Bottom line, make sure you are supplying your body with well-balanced, healthy food every three to four hours.

Key # 3- Weight training the abdominals

Here is where most people go wrong in their attempt to develop their abs. I often ask those I train, "Would you train your biceps with sets of 50 reps with no weight?" Of course, they say "no."

How about your chest, 50 reps with no weight? Another no. I then ask, "Then why would you do that with your abs?"

Here's an important key. If you want proper ab development, you need to add resistance (weight) to your ab exercises. Abs are muscles just like biceps, triceps, pecs, glutes, whatever. You need resistance to properly strengthen and build them. The same goes for abdominals.

Here are some effective ab exercises to incorporate for proper ab stimulation.

Weighted crunches. Grab a dumbbell, either hold it in front of your face, or let it lie on your upper chest, under your chin, and perform regular crunches. You are now using your abs more to work against the leverage the dumbbell has created. Stick with a heavy enough weight where you can handle 10-15 reps, but no more. Remember, you need to create enough resistance where your abs are forced to work.

Cable Rope crunches-grab the tricep rope, kneel on your knees, and bend downwards, forcefully contracting your abs on the way down. It's basically a crunch, only, you are on your knees. But the contraction is the same. Don't swing with the hips, you are not using the abs very much if you do. Just a slight, 30 degree contraction until you feel the abs contract, hold for a couple seconds, then back up.

Weighted leg raises- Lie flat on your back, with your hands tucked under your butt. Wrap your feet around a small dumbbell, and perform leg raises. Start with your feet about 6 inches from the ground, then raise them about 12-16 inches from the ground and then back down slowly. These can be done on the end of a bench as well.

Seated ab machine- once again, do not swing all the way down, just far enough (30 degrees) to fully contract the abs, hold for a couple seconds, then back up. This is very similar to Cable rope crunches.

Stability Ball Crunches- working on the stability ball will incorporate balance into your abdominal work. They are effective at strengthening your core region, which is your abs and lower back.
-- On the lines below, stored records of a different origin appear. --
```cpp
#pragma unroll
    for (int f = 0; f < G::MF_WAVE; ++f)
#pragma unroll
      for (int nf = 0; nf < NFW; ++nf) {
        const int p = (wm * G::MF_WAVE + f) * 16 + l15;
        const int ch = (2 * (NFW * wn + nf) + (lh >> 1)) ^ stage_key(p);
        *reinterpret_cast<bf16x4*>(ostage + p * C64 + ch * 8 + (lh & 1) * 4) =
            __builtin_convertvector(acc[f][nf], bf16x4);
      }
    __syncthreads();
    {
      const int n = t / tiles_per_img;
      const int r0 = (t - n * tiles_per_img) * R;
      const int rows = min(R, H - r0);
      const int chunks = rows * W * (C64 / 8);
      full_prev = chunks == G::STORES_PER_THREAD * G::NT;
      bf16* dst = y + (((int64_t)n * H + r0) * W) * C64;
      for (int i = threadIdx.x; i < chunks; i += G::NT) {
        const int sp = i >> 3;
        const bf16x8 v = *reinterpret_cast<const bf16x8*>(ostage + sp * C64 + (((i & 7) ^ stage_key(sp)) << 3));
        *reinterpret_cast<bf16x8*>(dst + i * 8) = v;
        if constexpr (MOM)
#pragma unroll
          for (int j = 0; j < 8; ++j) {
            const float fv = (float)v[j];
            s8[j] += fv;
            q8[j] = fmaf(fv, fv, q8[j]);
          }
      }
    }
    cur ^= 1;
  }

  if constexpr (MOM) {
#pragma unroll
    for (int j = 0; j < 8; ++j) {
#pragma unroll
      for (int off = 8; off < 64; off <<= 1) {
        s8[j] += __shfl_xor(s8[j], off, 64);
        q8[j] += __shfl_xor(q8[j], off, 64);
      }
    }
    if (lane < 8)
#pragma unroll
      for (int j = 0; j < 8; ++j) {
        atomicAdd(&mred[8 * lane + j], s8[j]);
        atomicAdd(&mred[C64 + 8 * lane + j], q8[j]);
      }
    __syncthreads();
    if (threadIdx.x < 2 * C64) {
      const int mo = threadIdx.x / C64, ch = threadIdx.x % C64;
      part[((int64_t)mo * gridDim.x + blockIdx.x) * C64 + ch] = mred[mo * C64 + ch];
    }
  }
}

template <int W, int R, int NW, bool MOM>
void launch_nw(const at::Tensor& x, const at::Tensor& wk, at::Tensor& y, float* part, double* zs, int H,
               int tiles, int tpi, int grid, hipStream_t stream) {
  using G = HaloGeo<W, R, NW>;
  static_assert(G::SMEM_BYTES <= 160 * 1024, "LDS budget");
  auto kern = conv3x3_c64_kernel<W, R, NW, MOM>;
  hipLaunchKernelGGL(kern, dim3(grid), dim3(G::NT), 0, stream,
                     reinterpret_cast<const bf16*>(x.data_ptr()), reinterpret_cast<const bf16*>(wk.data_ptr()),
                     reinterpret_cast<bf16*>(y.data_ptr()), part, zs, H, tiles, tpi);
}

template <int W, int R, bool MOM>
void launch(const at::Tensor& x, const at::Tensor& wk, at::Tensor& y, float* part, double* zs, int H,
            int tiles, int tpi, int grid, hipStream_t stream) {
  launch_nw<W, R, 4, MOM>(x, wk, y, part, zs, H, tiles, tpi, grid, stream);
}

}

std::vector<at::Tensor> conv3x3_c64(const at::Tensor& x, const at::Tensor& wmat, bool moments) {
  constexpr int W = 56, R = 4;
  TORCH_CHECK(x.is_cuda() && x.scalar_type() == at::kBFloat16 && x.dim() == 4, "conv3x3_c64: bf16 NCHW-shaped x");
  TORCH_CHECK(x.size(1) == C64 && x.size(3) == W && x.is_contiguous(at::MemoryFormat::ChannelsLast),
              "conv3x3_c64: x must be [N, 64, H, 56] channels_last");
  TORCH_CHECK(wmat.scalar_type() == at::kBFloat16 && wmat.is_contiguous() && wmat.size(0) == C64 &&
                  wmat.size(1) == 9 * C64, "conv3x3_c64: wmat must be contiguous [64, 576] bf16");
  const int64_t n = x.size(0), H = x.size(2);
  const int tpi = (int)((H + R - 1) / R);
  const int64_t tiles64 = n * tpi;
  TORCH_CHECK(tiles64 < (1 << 30), "conv3x3_c64: too many tiles");
  const int tiles = (int)tiles64;
  auto y = at::empty({n * H * W, C64}, x.options());
  auto stream = at::hip::getCurrentHIPStream();
  at::Tensor mom;
  if (tiles == 0) return {y, at::zeros({moments ? 2 * C64 + 1 : 0}, x.options().dtype(at::kDouble))};
  int dev = 0, cus = 256;
  DMP_HIP_CHECK(hipGetDevice(&dev));
  DMP_HIP_CHECK(hipDeviceGetAttribute(&cus, hipDeviceAttributeMultiprocessorCount, dev));
  const int grid = std::min(tiles, cus);
  if (moments) {
    mom = at::empty({2 * C64 + 1}, x.options().dtype(at::kDouble));
    auto part = at::empty({2, grid, C64}, x.options().dtype(at::kFloat));
    launch<W, R, true>(x, wmat, y, part.data_ptr<float>(), moments_zero_target(mom.data_ptr<double>(), grid),
                       (int)H, tiles, tpi, grid, stream);
    bn_reduce_partials_launch(part.data_ptr<float>(), grid, C64, mom.data_ptr<double>(),
                              (double)(n * H * W), stream);
  } else {
    mom = at::empty({0}, x.options().dtype(at::kDouble));
    launch<W, R, false>(x, wmat, y, nullptr, nullptr, (int)H, tiles, tpi, grid, stream);
  }
  DMP_HIP_CHECK(hipGetLastError());
  return {y, mom};
}

}
```

### distributed_model_parallel_amd/_native.py

```python
from __future__ import annotations

import contextlib
import os
import threading
from types import ModuleType
from typing import Optional

import torch

_lock = threading.Lock()
_mod: Optional[ModuleType] = None
_err: Optional[BaseException] = None
_tried = False


def _load() -> Optional[ModuleType]:
    global _mod, _err, _tried
    with _lock:
        if _tried:
            return _mod
        _tried = True
        if os.environ.get("DMP_DISABLE_NATIVE") == "1":
            _err = RuntimeError("DMP_DISABLE_NATIVE=1")
            return None
        try:
            so = os.environ.get("DMP_NATIVE_SO")
            if so:
                import importlib.util
                import sys
                spec = importlib.util.spec_from_file_location(f"{__package__}._C", so)
                _mod = importlib.util.module_from_spec(spec)
                spec.loader.exec_module(_mod)
                sys.modules[f"{__package__}._C"] = _mod
                return _mod
            from . import _C
            _mod = _C
        except ImportError as e:
            _err = e
            _mod = None
        return _mod


_PROBE = None


def native() -> Optional[ModuleType]:
    if _PROBE is not None:
        return _PROBE
    return _load()


def available() -> bool:
    return _load() is not None
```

You lie down on a stability ball like you are going to perform a crunch. Position yourself on the ball so your lower back is resting on it. Keep your feet close together on the floor making your body less stable (helps incorporate more balance on your part) and place your hands behind your head or folded on your chest. Crunch your upper body towards your knees, exhaling as you contract your abs. Under muscular control, lower yourself back to the original position keeping full tension on the abs.


----------



## Great White (Apr 4, 2003)

Great Post!


----------



## OnePack (Jan 9, 2004)

ok, 50 reps is a bit too much, but how many


----------



## robdog (Dec 2, 2003)

yeh good posting bro


----------



## Aftershock (Jan 28, 2004)

I love cable crunches superseted with weighted reverse crunches on the dip station.......
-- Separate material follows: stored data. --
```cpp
#ifndef RART_PP_DEFAULT_OPT
#define RART_PP_DEFAULT_OPT 1
#endif
template <int OPT>
bool pp_launch_opt(const GemmPairDev& d, int tn, bool conv, dim3 grid, hipStream_t st, unsigned walk_wgs = 0) {
  if (walk_wgs && !(OPT & 2)) return pp_launch_opt<OPT | 2>(d, tn, conv, dim3(walk_wgs < grid.x ? walk_wgs : grid.x, 1), st);
  if (tn == 256) {
    if (conv) hipLaunchKernelGGL((k_gemm_pair_pp<256, true, OPT>), grid, dim3(512), 0, st, d);
    else hipLaunchKernelGGL((k_gemm_pair_pp<256, false, OPT>), grid, dim3(512), 0, st, d);
  } else if (tn == 128) {
    if (conv) hipLaunchKernelGGL((k_gemm_pair_pp<128, true, OPT>), grid, dim3(512), 0, st, d);
    else hipLaunchKernelGGL((k_gemm_pair_pp<128, false, OPT>), grid, dim3(512), 0, st, d);
  } else {
    return false;
  }
  return true;
}
}

__attribute__((visibility("hidden"))) bool rart_gemm_pair_pp_launch(const void* dev_desc, int tn, bool conv, unsigned grid_x, unsigned grid_y,
                                                                    hipStream_t st, unsigned walk_wgs) {
  const GemmPairDev& d = *static_cast<const GemmPairDev*>(dev_desc);
  const dim3 grid(grid_x, grid_y);
#ifdef RART_PP_LAB
  const char* e = getenv("RART_PP_OPT");
  if ((e ? atoi(e) : RART_PP_DEFAULT_OPT) & 1) return pp_launch_opt<1>(d, tn, conv, grid, st, walk_wgs);
  return pp_launch_opt<0>(d, tn, conv, grid, st, walk_wgs);
#else
  return pp_launch_opt<RART_PP_DEFAULT_OPT>(d, tn, conv, grid, st, walk_wgs);
#endif
}

__attribute__((visibility("hidden"))) void rart_gemm_pair_ps_launch(const void* dev_desc, bool conv, unsigned wgs, hipStream_t st) {
  const GemmPairDev& d = *static_cast<const GemmPairDev*>(dev_desc);
  if (conv) hipLaunchKernelGGL((k_gemm_pair_ps<true>), dim3(wgs), dim3(512), 0, st, d);
  else hipLaunchKernelGGL((k_gemm_pair_ps<false>), dim3(wgs), dim3(512), 0, st, d);
}

#ifdef RART_PP_STAMPS
extern "C" int rart_debug_pp_trace(unsigned long long* out) {
  if (hipDeviceSynchronize() != hipSuccess) return RART_ERR_HIP;
  return hipMemcpyFromSymbol(out, HIP_SYMBOL(g_pp_trace), sizeof(unsigned long long) * 4096 * 4) == hipSuccess ? RART_OK : RART_ERR_HIP;
}
extern "C" int rart_debug_pp_stamps(unsigned long long* out) {
  if (hipDeviceSynchronize() != hipSuccess) return RART_ERR_HIP;
  if (hipMemcpyFromSymbol(out, HIP_SYMBOL(g_pp_stamps), sizeof(unsigned long long) * 32) != hipSuccess) return RART_ERR_HIP;
  unsigned long long z[32] = {0};
  if (hipMemcpyToSymbol(HIP_SYMBOL(g_pp_stamps), z, sizeof(z)) != hipSuccess) return RART_ERR_HIP;
  return RART_OK;
}
#endif
```

robustart_amd/csrc/rart_gemm_pair_dev.h:

```cpp
#pragma once
#include "rart_common.h"

typedef __attribute__((ext_vector_type(8))) __bf16 bf16x8;
typedef __attribute__((ext_vector_type(16))) float f32x16;

namespace {
enum { GP_OUT_F32 = 2, GP_GELU = 4, GP_GELU_BWD = 8, GP_GELU_KEEP = 64, GP_RELU = 1, GP_W_INTERLEAVED = 16 };
constexpr int GP_BK = 32;
constexpr int GP_LDE = 68;

struct GemmPairDev {
  const uint16_t *a_hi, *a_lo, *w_hi, *w_lo;
  const float* bias;
  const uint16_t *res_hi, *res_lo;
  uint16_t *dst_hi, *dst_lo;
  uint16_t *aux_hi, *aux_lo;
  int M, N, K, lda, ldw, ldc, w_rows;
  int rpi, src_rpi, src_off, dst_rpi, dst_off, map_rows;
  int flags, z_inner;
  long long a_zo, a_zi, w_zo, w_zi, c_zo, c_zi;
  int grid_h, grid_w, src_h, src_w, sy, sx, n_taps, tpt_shift;
  int tap_dy[16], tap_dx[16];
  int dst_h, dst_w, dst_sy, dst_sx, dst_oy, dst_ox;
  uint32_t gw_magic, gw_shift, gh_magic, gh_shift;
  const uint8_t* mask_bits;
  uint8_t* sign_out;
  int m_begin;
  int tile_rows;
  int nt;
};
__device__ __forceinline__ uint32_t gp_fastdiv(uint32_t n, uint32_t magic, uint32_t shift) {
  return (uint32_t)(((uint64_t)n * magic) >> shift);
}
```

Here's an idea for reverse crunches (just came to me out of the blue one day)

You need a pair of gravity boots (best investment you will ever make about £40)......
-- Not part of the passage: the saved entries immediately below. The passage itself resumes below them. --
def calc_coefs(order, cxx=False):
    c = np.zeros(order + 1, np.float32)
    check(lib().fdw_calc_coefs(order, int(cxx), c))
    return c


def ricker_wavelet(nt, dt, fpeak):
    s = np.zeros(nt, np.float32)
    lib().fdw_ricker_wavelet(nt, dt, fpeak, s)
# ... 79 lines not shown

def gather_scale_v2(v2, nxb, gz, g):
    v2, g = np.ascontiguousarray(v2, np.float32), np.ascontiguousarray(g, np.float32)
    out = np.empty_like(g)
    check(lib().fdw_gather_scale_v2(v2, v2.shape[0], v2.shape[1], int(nxb), int(gz), g.shape[0], g.shape[1], g, out))
    return out


def image_unscale_v2(v2, nxb, nzb, img):
    v2, img = np.ascontiguousarray(v2, np.float32), np.ascontiguousarray(img, np.float32)
    out = np.empty_like(img)
    check(lib().fdw_image_unscale_v2(v2, v2.shape[0], v2.shape[1], int(nxb), int(nzb), img.shape[0], img.shape[1], img, out))
    return out


def snap_dims(nx, nz, nt, every, dec=1):
    a, b, c = C.c_int(), C.c_int(), C.c_int()
    check(lib().fdw_snap_dims(nx, nz, nt, int(every), int(dec), C.byref(a), C.byref(b), C.byref(c)))
    return a.value, b.value, c.value


def _i32(a):
    return np.ascontiguousarray(a, dtype=np.int32).reshape(-1)


def plan_pass_bands(nxl, upd_x1, xchunk, bands, depth, npasses):
    g, d = C.c_int(), C.c_int()
    n = lib().fdw_plan_pass_bands(nxl, upd_x1, xchunk, bands, depth, npasses, C.byref(g), C.byref(d), None, 0)
    check(min(n, 0))
    units = (_lib.BandUnit * n)()
    check(min(lib().fdw_plan_pass_bands(nxl, upd_x1, xchunk, bands, depth, npasses, C.byref(g), C.byref(d), units, n), 0))
    return g.value, d.value, [dict(pass_=u.pass_, band=u.band, r0=u.r0, r1=u.r1, stream=u.stream, wait=[u.wait[k] for k in range(u.nwait)])
                              for u in units]


def planewave_lags(src_ix, dx, dt, p):
    src_ix = _i32(src_ix)
    lag = np.zeros(src_ix.size, np.int32)
    check(lib().fdw_planewave_lags(src_ix.size, src_ix.ctypes.data, dx, dt, float(p), lag.ctypes.data))
    return lag


def encode_line_source(src_ix, lag, weight, srce, nx):
    src_ix, lag, weight, srce = _i32(src_ix), _i32(lag), _f32(weight).reshape(-1), _f32(srce).reshape(-1)
    if not (src_ix.size == lag.size == weight.size):
        raise ValueError("src_ix, lag and weight must have one entry per shot")
    wav = np.zeros((nx, srce.size), np.float32)
    check(lib().fdw_encode_line_source(src_ix.size, src_ix.ctypes.data, lag.ctypes.data, weight.ctypes.data, srce.ctypes.data, srce.size, nx,
                                       wav.ctypes.data))
    return wav


def encode_gathers(lag, weight, d_obs_all, device=0):
    lag, weight = _i32(lag), _f32(weight).reshape(-1)
    d_obs_all = np.ascontiguousarray(d_obs_all, np.float32)
    if d_obs_all.ndim != 3 or not (d_obs_all.shape[0] == lag.size == weight.size):
        raise ValueError("d_obs_all must be [nshots][nx][nt] with one lag and one weight per shot")
    _, nx, nt = d_obs_all.shape
    out = np.zeros((nx, nt), np.float32)
    check(lib().fdw_encode_gathers(device, lag.size, lag.ctypes.data, weight.ctypes.data, d_obs_all.ctypes.data, nx, nt, out.ctypes.data))
    return out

Now get a chain and thread a 10k plate on it and fasten the ends with a clip... you now have a loop with a plate on the bottom of it which you can attach to the hooks on the gravity boots.... This adds a whole new diminution to reverse crunches because you can now vary the resistance..... I like sets of 12-15

Superset with cable crunches for ultimate abb pain... enjoy!!!


----------



## verve (Sep 10, 2003)

where did u get ur gravity boots from?never seen them for sale,i thought they'd gone out of use in recent years.


----------



## OnePack (Jan 9, 2004)

i dont even know what gravity boots are?


----------



## Aftershock (Jan 28, 2004)

got mine about a year ago from

http://www.fitness-superstore.co.uk/product_info_new.asp?prdID=2851&usrID=7ECD4B42-5E13-4C7A-8439-2C98FDCDC351

Hanging upside down on the chinning bar has a certain appeal about it... and i always fancied doing crunches like this since i seen Sly doing em in Rocky 3.....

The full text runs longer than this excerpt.